Diese Sprache – reich von Synergien, Stakeholdern, Purpose und Flexibilität – ist längst zur Kunstform des Inhaltslosen geworden. Sie tut so, als würde sie die Welt erklären, doch sie beschreibt nur den Spiegel ihrer eigenen Oberfläche.

Sie spricht von Werten, wo eigentlich nur Wertschöpfung gemeint ist. Oder von Menschen, wo es um Märkte geht, und von Emotionen, wo nur Strategie herrscht.

Die Poetik der Worthülse

Das Vokabular dieser Kommunikationswelt ist faszinierend in seiner Hohlheit. Jedes Wort – „Impact“, „Inspiration“, „Impulse“, „vertical“, „Lead“ – klingt nach Bewegung, nach Fortschritt, nach Zukunft. Doch die Worte laufen ins Leere, wie auf Hochglanz polierte Ballons, die langsam an der Zimmerdecke hängen bleiben.

Was hier geschieht, ist nicht Kommunikation, sondern Simulation von Bedeutung. Die Sprache des Marketings hat sich von ihrer ursprünglichen Aufgabe – etwas mitzuteilen – gelöst. Aktuell dient sie nur noch dem Zweck, eine Atmosphäre von Sinn zu erzeugen, wo keiner ist. Sie will das Gefühl von Tiefe vermitteln, während sie den Grund unter den Füßen abschafft.

Innerhalb kürzester Zeit erzielt ein solcher inhaltsloser Artikel mehr Impressionen, als ein mit Herzblut geschriebener Text einer realen Person. Schaffen wir uns dank KI und KPIs mit diesem sinnentleerten Bla-Bla selbst ab?

Das Lächeln der Effizienz

Das dazugehörige Stockfoto-Teamlachen ist dabei kein Zufall. Es ist der visuelle Ausdruck derselben Ideologie: Die Menschen lachen nicht, weil sie Freude empfinden. Sie lachen gezwungenermaßen, weil die Kamera läuft. Oder weil es die Stellenausschreibung vorgibt.

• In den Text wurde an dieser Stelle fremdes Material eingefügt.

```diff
@@ -582,6 +588,7 @@
     off[MI_GEOM_CULL_COUNTER] = c.take(16);
     off[MI_GEOM_BAND_BITS] = c.take((size_t)MAX_BANDS * ((p + 63) / 64) * sizeof(unsigned long long));
     off[MI_GEOM_BWD_PACK] = c.take(bwd_pack_bytes((int)p));
+    off[MI_GEOM_ROW_ITEMS] = c.take(row_items_bytes(p));
     return c.off;
 }
 size_t mi_rast_image_layout(int width, int height, size_t* off)
diff --git a/seganygaussians_amd/geometry_cache.py b/seganygaussians_amd/geometry_cache.py
--- a/seganygaussians_amd/geometry_cache.py
+++ b/seganygaussians_amd/geometry_cache.py
@@ -110,7 +110,8 @@
         w0 = ioff["num_rendered"] + _R_SUMS_BYTES
         words = img[w0:w0 + _WORDS_BYTES].clone()
         n_list = int(words.view(torch.int32)[0].item()) if rendered > 0 else 0
-        entry = {"geom": geom, "num_rendered": rendered, "radii": radii.clone(), "img_bytes": int(img.numel()),
+        _, goff = _lib.geometry_layout(radii.numel())
+        entry = {"geom": geom.view(-1)[:goff["row_items"]], "num_rendered": rendered, "radii": radii.clone(), "img_bytes": int(img.numel()),
                  "blend_list": binning[:max(4 * n_list, 4)].clone(), "ranges": img[ioff["ranges"]:ioff["ranges"] + 8 * tiles].clone(),
                  "words": words, "longest_run": int(_lib.load().mi_rast_last_longest_run()), "epoch": [0]}
         entry["bytes"] = sum(int(entry[k].numel()) * entry[k].element_size() for k in ("geom", "blend_list", "ranges", "words", "radii"))
```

Es ist das institutionalisierteste aller Lächeln: das Lächeln der Corporate Happiness, die zum Standard geworden ist. Während Authentizität zur neuen Währung des Erfolgs erklärt wurde.

Dieses Lächeln sagt: „Wir lieben, was wir tun.“ Aber es bedeutet: „Wir müssen lieben, was wir tun – sonst performen wir nicht.“ Und so wird Emotion selbst zur Ressource, zur Pflicht, zur Messgröße.

Die Ideologie des „Purpose“

In diesem Kosmos darf nichts mehr einfach nur funktionieren – es muss sinnstiftend sein. In der Realität ist es weder das eine, noch das andere. Der „Purpose“ ist das neue Evangelium, die Missionserklärung die moderne Liturgie. Agenturen, Konzerne, Start-ups – alle sprechen davon, „Menschen zu inspirieren“ und „Zukunft zu gestalten“.

Doch selten wird gefragt, wer diese Zukunft eigentlich gestaltet, und für wen. In Wahrheit ist diese Sprache das ästhetische Feigenblatt eines Systems, das keine rhetorischen Pausen kennt. Ein System, das Selbstoptimierung predigt, während es Erschöpfung produziert; das Verbundenheit beschwört, während es Vereinzelung perfektioniert.

Die Krise der Bedeutung

Das Tragische – und zugleich Komische – daran ist: Diese Texte meinen es oft ehrlich. Sie sind Ausdruck eines kollektiven Versuchs, in einer fragmentierten Welt Bedeutung zu rekonstruieren. Doch der Versuch scheitert nicht nur an der Form, sondern vor allem am Inhalt.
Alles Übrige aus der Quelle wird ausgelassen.